Este texto no nace desde los libros, aunque los libros lo alumbraron. Nace desde el cuerpo. Desde el temblor con el que llegué a Costa Rica en julio de 2018, con la ropa empapada de miedo y el corazón desgarrado por dejarlo todo atrás. Desde esa herida abierta que muchas llevamos en silencio. Aquí escribo como mujer refugiada, migrante, periodista y sobreviviente. Pero sobre todo, escribo como una más entre miles de nicaragüenses. Una que, como tantas, ha buscado sentido entre la rabia y el amor, entre la pérdida y la posibilidad.

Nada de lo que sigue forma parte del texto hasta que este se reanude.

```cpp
struct Hit {
    float t, u, v;
    uint32_t prim;
};
RT3_DEV float dot_fma(V3 a, V3 b) { return __builtin_fmaf(a.x, b.x, __builtin_fmaf(a.y, b.y, a.z * b.z)); }
RT3_DEV V3 cross_fma(V3 a, V3 b) {
    return V3{__builtin_fmaf(a.y, b.z, -(a.z * b.y)), __builtin_fmaf(a.z, b.x, -(a.x * b.z)), __builtin_fmaf(a.x, b.y, -(a.y * b.x))};
}
RT3_DEV float guarded_inverse(float d) {
    float a = d < 0.0f ? -d : d;
    float g = a < 1e-20f ? (d < 0.0f ? -1e-20f : 1e-20f) : d;
    return 1.0f / g;
}
RT3_DEV bool slab_test(V3 bmin, V3 bmax, V3 o, V3 inv, float tmin, float tbest, float& tn_out) {
    float t0 = (bmin.x - o.x) * inv.x, t1 = (bmax.x - o.x) * inv.x;
    float tn = tmin, tf = tbest;
    float lo = t0 < t1 ? t0 : t1, hi = t0 < t1 ? t1 : t0;
    tn = lo > tn ? lo : tn;
    tf = hi < tf ? hi : tf;
    t0 = (bmin.y - o.y) * inv.y;
    t1 = (bmax.y - o.y) * inv.y;
    lo = t0 < t1 ? t0 : t1;
    hi = t0 < t1 ? t1 : t0;
    tn = lo > tn ? lo : tn;
    tf = hi < tf ? hi : tf;
// ... 29 lines not shown
```

### raytracer3_amd/csrc/rt3_kernels.hip

```cpp
#include <hip/hip_fp16.h>
#include <hip/hip_runtime.h>

#include <type_traits>

#include "rt3_device.hpp"
#include "rt3_internal.hpp"

namespace rt3 {

constexpr int kLdsStack = 12;
constexpr uint32_t kTopFlag = 0x40000000u;
constexpr int kSpill = 64 - kLdsStack;
constexpr uint32_t kMaxSteps = 1u << 20;

constexpr uint32_t kEmptySlot = 0xFFFFFFFFu;
constexpr float kTopPadRel = 2.44140625e-4f;

struct Cand {
    float tn;
    uint32_t ref;
};
__device__ __forceinline__ void cswap(Cand& a, Cand& b) {
    bool sw = b.tn < a.tn;
    float ta = a.tn;
    uint32_t ra = a.ref;
    a.tn = sw ? b.tn : a.tn;
    a.ref = sw ? b.ref : a.ref;
    b.tn = sw ? ta : b.tn;
    b.ref = sw ? ra : b.ref;
}
__device__ __forceinline__ void pin(float4& q) { asm volatile("" : "+v"(q.x), "+v"(q.y), "+v"(q.z), "+v"(q.w)); }
__device__ __forceinline__ V3 cross_exact(V3 a, V3 b) { return V3{(a.y * b.z) - (a.z * b.y), (a.z * b.x) - (a.x * b.z), (a.x * b.y) - (a.y * b.x)}; }
template <bool MASK = false>
__device__ __forceinline__ void tri_test_nb(float4 q0, float4 q1, float4 q2, V3 o, V3 d, float inv_dd, float tmin, Hit& best, const AlphaDev& alpha = AlphaDev{}) {
    const V3 A = v3(q0.x, q0.y, q0.z) - o, B = v3(q0.w, q1.x, q1.y) - o, C = v3(q1.z, q1.w, q2.x) - o;
    const float U = dot_fma(d, cross_exact(B, C)), V = dot_fma(d, cross_exact(C, A)), W = dot_fma(d, cross_exact(A, B));
    const float det = U + (V + W);
    const float inv = 1.0f / det;
    const float w = U * inv, u = V * inv, v = W * inv;
    const float T = __builtin_fmaf(U, dot_fma(A, d), __builtin_fmaf(V, dot_fma(B, d), W * dot_fma(C, d)));
    const float t = (T * inv) * inv_dd;
    const uint32_t prim = __float_as_uint(q2.y);
    constexpr float kEdgeEps = 9.5367431640625e-07f;
    const bool inside = (w >= -kEdgeEps) & (u >= -kEdgeEps) & (v >= -kEdgeEps);
    bool ok = (det != 0.0f) & inside & (t > tmin) & ((t < best.t) | ((t == best.t) & (prim < best.prim)));
    if (MASK && ok && q2.z != 0.0f) ok = alpha_counts(alpha, __float_as_uint(q2.w), q2.z, prim, u, v);
    best.t = ok ? t : best.t;
    best.u = ok ? u : best.u;
    best.v = ok ? v : best.v;
    best.prim = ok ? prim : best.prim;
}

__constant__ uint32_t g_pool_chunk = 256;
__constant__ uint32_t g_refill_lanes = 12;
void set_refill_lanes(uint32_t v) { (void)hipMemcpyToSymbol(HIP_SYMBOL(g_refill_lanes), &v, 4); }
void set_pool_chunk(uint32_t v) { (void)hipMemcpyToSymbol(HIP_SYMBOL(g_pool_chunk), &v, 4); }
static unsigned g_trace_max_blocks = kExtendMaxBlocks;
void set_trace_blocks(uint32_t v) { g_trace_max_blocks = v; }

constexpr uint32_t kTopNodes = kTopCacheNodes;
__device__ __forceinline__ bool load_top(float4* s_top, const float4* __restrict__ top, uint32_t n_top) {
    if (top == nullptr || n_top == 0u) return false;
    n_top = n_top < kTopNodes ? n_top : kTopNodes;
    for (uint32_t i = threadIdx.x; i < 4u * n_top; i += kExtendBlock) s_top[i] = top[i];
    __syncthreads();
    return true;
}
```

Mi descontento con la mala gobernanza en Nicaragua estalló la tarde del 18 de abril de 2018, pero venía gestándose desde mucho antes. Era el hartazgo de vivir bajo un régimen que disfrazaba el autoritarismo con discursos vacíos; la rabia contenida al ver cómo se estrechaban cada vez más los márgenes para disentir, cómo se perseguía a quienes pensaban distinto, cómo se normalizaban la corrupción, el tráfico de influencias y las múltiples formas de injusticia.
Fue ese desconcierto sostenido, esa acumulación de silencios impuestos y abusos cotidianos, lo que me llevó a la calle el día que vi a la Policía golpear brutalmente a personas mayores por atreverse a protestar. Fue la indignación profunda de comprender que no podíamos seguir callando ante tanto atropello.

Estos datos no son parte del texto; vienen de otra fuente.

@@ -261,6 +276,15 @@
         {
             s.L = mk3(fc.light_dir[0], fc.light_dir[1], fc.light_dir[2]);
             s.I = mk3(fc.light_intensity[0], fc.light_intensity[1], fc.light_intensity[2]);
+            if constexpr (C::TAB)
+            {
+                if (a.bounce < a.num_bounces)
+                {
+                    const float4 q = a.sample_terms[((slot < a.n_slots ? slot : 0u) << 12) | base];
+                    s.r1 = q.x, s.r2 = q.y, s.r1n = q.z;
+                }
+                return s;
+            }
             if (C::FIRST)
             {
                 const SlotSample ss = lds_first[sl];
@@ -508,7 +532,10 @@
                 const bool more = a.bounce < a.num_bounces;
                 if (!C::TAME || more)
                 {
-                    dir             = C::TAME ? map_to_hemisphere_tame(pre.r1, pre.r2, n) : map_to_hemisphere(pre.r1, pre.r2, n);
+                    if constexpr (C::TAB)
+                        dir = hemisphere_dir_tame(n, [&] { return HemiTerms{pre.r1, pre.r2, pre.r1n}; });
+                    else
+                        dir = C::TAME ? map_to_hemisphere_tame(pre.r1, pre.r2, n) : map_to_hemisphere(pre.r1, pre.r2, n);
                     const float ndd = dot3(n, dir);
                     const float pdf = C::TAME ? div_unscaled(fmaxf(0.0f, ndd), kPi) : fmaxf(0.0f, ndd) / kPi;
                     if (!(pdf < 1e-5f))
diff --git a/capsaicin_amd/csrc/context.hip b/capsaicin_amd/csrc/context.hip
--- a/capsaicin_amd/csrc/context.hip
+++ b/capsaicin_amd/csrc/context.hip
@@ -258,29 +258,31 @@
 
 struct LaneSizes
 {
-    size_t planes, queues, rings, counters;
+    size_t planes, queues, rings, counters, terms;
 };
 
-LaneSizes lane_sizes(const CapContext* c, uint32_t slots, uint32_t bounces)
+LaneSizes lane_sizes(const CapContext* c, uint32_t slots, uint32_t bounces, bool sample_table)
 {
     LaneSizes z;
     z.planes = (size_t)slots * c->screen.pixels_padded;
     z.queues = z.planes + (size_t)kQueueClasses * 64;
     z.rings = std::max(z.queues, (size_t)std::max(c->cu_count, 1) * 8 * (kBlock / 64) * 128);
     z.counters = (3 * (size_t)(bounces + 1) + 1) * kQueueClasses * kCounterStride;
+    z.terms = sample_table ? (size_t)slots * bounces * 4096 : 0;
     return z;
 }
 
-bool lane_grows(const CapContext::Lane& L, const LaneSizes& z) { return L.pl_color.n < z.planes || L.counters.n < z.counters; }
-
-int ensure_lane(CapContext* c, CapContext::Lane& L, uint32_t slots, uint32_t bounces)
-{
-    const LaneSizes z = lane_sizes(c, slots, bounces);
+bool lane_grows(const CapContext::Lane& L, const LaneSizes& z) { return L.pl_color.n < z.planes || L.counters.n < z.counters || L.terms.n < z.terms; }
+
+int ensure_lane(CapContext* c, CapContext::Lane& L, uint32_t slots, uint32_t bounces, bool sample_table)
+{
+    const LaneSizes z = lane_sizes(c, slots, bounces, sample_table);
     for (DevBuf<float4>* b : {&L.hits, &L.q_org[0], &L.q_org[1], &L.q_dir[0], &L.q_dir[1], &L.q_thr[0], &L.q_thr[1], &L.s_dir})
         HIP_TRY(b->ensure(z.queues));
     for (DevBuf<float4>* b : {&L.s_org, &L.s_con}) HIP_TRY(b->ensure(z.rings));
     for (DevBuf<float4>* b : {&L.pl_color, &L.pl_direct, &L.pl_albedo}) HIP_TRY(b->ensure(z.planes));
     HIP_TRY(L.counters.ensure(z.counters));
+    if (z.terms) HIP_TRY(L.terms.ensure(z.terms));
     if (c->lane[0].stack_spill.n) HIP_TRY(L.stack_spill.ensure(c->lane[0].stack_spill.n));
     return CAP_OK;
 }
@@ -392,7 +394,7 @@
     "CAP_NO_WIDE8", "CAP_LANE1_PRIORITY", "CAP_PLOC_RADIUS", "CAP_SAHDEV_LEAF", "CAP_WIDE_HOST_COLLAPSE", "CAP_TRACE_LAUNCHES", "CAP_NO_TWO_LANES",
     "CAP_LANE_SPLIT_MIN", "CAP_BLOCKS_PER_CU", "CAP_NO_CAMERA_CULL", "CAP_NO_ALBEDO_IN_W", "CAP_NO_INLINE_NEE", "CAP_NO_INLINE_PROBE", "CAP_NO_WAVE_RING",
     "CAP_ANY_REFILL", "CAP_PRIMARY_WIDE", "CAP_NO_PACKET", "CAP_NO_ANY_PROBE", "CAP_ANY_PROBE", "CAP_ANY_BLOCKS", "CAP_NO_PRIMARY_FUSE", "CAP_W8_REFILL",
-    "CAP_W8_GRID", "CAP_AUTO_SAH_TRIANGLES", "CAP_NO_NEE_PAIR_CULL", "CAP_RAYGEN_KERNEL", "CAP_NO_PLANE_CODE"};
+    "CAP_W8_GRID", "CAP_AUTO_SAH_TRIANGLES", "CAP_NO_NEE_PAIR_CULL", "CAP_RAYGEN_KERNEL", "CAP_NO_PLANE_CODE", "CAP_SAMPLE_TABLE"};
 
 static void switches_from_environment(SwitchTable& t)
 {
@@ -704,6 +706,26 @@
         if (!c->bvh_ready) return fail(CAP_ERR_STATE, "cap_debug_get: BVH not built");
         *value = ((uint64_t)c->last_mark_form << 8) | c->tri_ids_dense;
         return CAP_OK;
+    case CAP_DEBUG_SAMPLE_TABLE: *value = c->last_sample_table; return CAP_OK;
+    case CAP_DEBUG_SELFTEST_SAMPLE_TABLE:
+    {
+        const CapContext::LastTerms& lt = c->last_terms;
+        if (!c->last_sample_table || !lt.frames) return fail(CAP_ERR_STATE, "cap_debug_get: the last cap_render built no sample table");
+        HIP_TRY(hipSetDevice(c->device));
+        if (sync_and_collect(c) != CAP_OK) return CAP_ERR_HIP;
+        DevBuf<unsigned long long> d;
+        unsigned long long         h[2] = {0, 0};
+        HIP_TRY(d.ensure(2));
+        HIP_TRY(hipMemsetAsync(d.p, 0, sizeof(h), c->stream));
+        launch_sample_terms_selftest(c->stream, c->bluenoise.p, lt.frames, lt.n_slots, lt.num_bounces, c->lane[lt.lane].terms.p, d.p);
+        HIP_TRY(hipGetLastError());
+        HIP_TRY(hipMemcpyAsync(h, d.p, sizeof(h), hipMemcpyDeviceToHost, c->stream));
+        HIP_TRY(hipStreamSynchronize(c->stream));
+        const unsigned long long expected = (unsigned long long)lt.n_slots * lt.num_bounces * 4096ull;
+        if (h[1] != expected) return fail(CAP_ERR_HIP, "cap_debug_get: the sample table self-test compared %llu of %llu entries", h[1], expected);
+        *value = (h[0] << 32) | (expected >> 12);
+        return CAP_OK;
+    }
     case CAP_DEBUG_NEE_PAIRS:
         if (!c->bvh_ready) return fail(CAP_ERR_STATE, "cap_debug_get: BVH not built");
         *value = ((uint64_t)(c->fan_pairs_nee.p ? c->fan_pair_nee_count : c->fan_pair_count) << 32) | c->fan_pair_count;
@@ -787,6 +809,8 @@
     if (!n_frames) return CAP_OK;
     HIP_TRY(hipSetDevice(c->device));
     c->last_mark_form   = 0;
+    c->last_sample_table = 0;
+    c->last_terms        = CapContext::LastTerms{};
     const bool feedback = (flags & CAP_RENDER_GBUFFER_FEEDBACK) != 0;
     if (feedback)
     {
@@ -818,9 +842,12 @@
     bool              two_lanes = policy.two_lanes;
     if (c->spans.size() > 2048 || c->pending.size() > 64 || c->post_marks.size() > 256)
         if (sync_and_collect(c) != CAP_OK) return CAP_ERR_HIP;
-    const LaneSizes need = lane_sizes(c, slots, num_bounces);
+    const bool sample_table = fused && !ext && !feedback && num_bounces >= 1 && c->sw.get(SW_SAMPLE_TABLE, 1) != 0 &&
+                              trace_shade_has_table_form(bvh_dev(c, c->lane[0]), scene_dev(c));
+    c->last_sample_table = sample_table ? 1u : 0u;
+    const LaneSizes need = lane_sizes(c, slots, num_bounces, sample_table);
     if (lane_grows(c->lane[0], need) || !c->accum.p || c->accum.n < Ppad) HIP_TRY(hipStreamSynchronize(c->stream));
-    if (ensure_lane(c, c->lane[0], slots, num_bounces) != CAP_OK || ensure_frame_buffers(c) != CAP_OK) return CAP_ERR_HIP;
+    if (ensure_lane(c, c->lane[0], slots, num_bounces, sample_table) != CAP_OK || ensure_frame_buffers(c) != CAP_OK) return CAP_ERR_HIP;
     if (policy.lane1_failed_before)
     {
         size_t free_b = 0, total_b = 0;
@@ -838,7 +865,7 @@
             HIP_TRY(hipStreamSynchronize(c->stream));
             if (c->stream2) HIP_TRY(hipStreamSynchronize(c->stream2));
         }
-        if (c->debug_fail_lane || ensure_lane(c, c->lane[1], slots, num_bounces) != CAP_OK || ensure_lane_streams(c) != CAP_OK)
+        if (c->debug_fail_lane || ensure_lane(c, c->lane[1], slots, num_bounces, sample_table) != CAP_OK || ensure_lane_streams(c) != CAP_OK)
         {
             (void)hipGetLastError();
             c->lane[1] = CapContext::Lane{};
@@ -928,7 +955,8 @@
         const uint32_t max_count  = ns * Ppad;
 
         ShadeArgs sa{};
-        sa.scene = scene, sa.cam = cam, sa.screen = c->screen, sa.frames = frames, sa.hits = L.hits.p;
+        sa.scene = scene, sa.cam = cam, sa.screen = c->screen, sa.frames = frames;
+        if (!fused) sa.hits = L.hits.p;
         sa.planes = Planes{L.pl_color.p, L.pl_direct.p, L.pl_albedo.p, c->aov_geo.p, c->aov_nd.p};
         sa.n_slots = ns, sa.num_bounces = D, sa.max_count = max_count, sa.aov_slot = aov_slot, sa.shaded_counter = c->shaded_counter.p;
         {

Salí a marchar con el corazón acelerado, con miedo, pero también con una esperanza que aún creía en el cambio. Como muchas, como otres, sentí que era el momento de alzar la voz. Pero lo que vino después fue una represión brutal: balas, cárcel, muertes, amenazas, listas negras. De pronto, vivir en mi propio país se volvió imposible. Me vigilaban, me seguían, me buscaban. Y entonces ya no hubo opción. Huir fue una decisión tomada con el cuerpo temblando y el alma en duelo. Así llegué a San José, buscando refugio, con la herida a flor de piel.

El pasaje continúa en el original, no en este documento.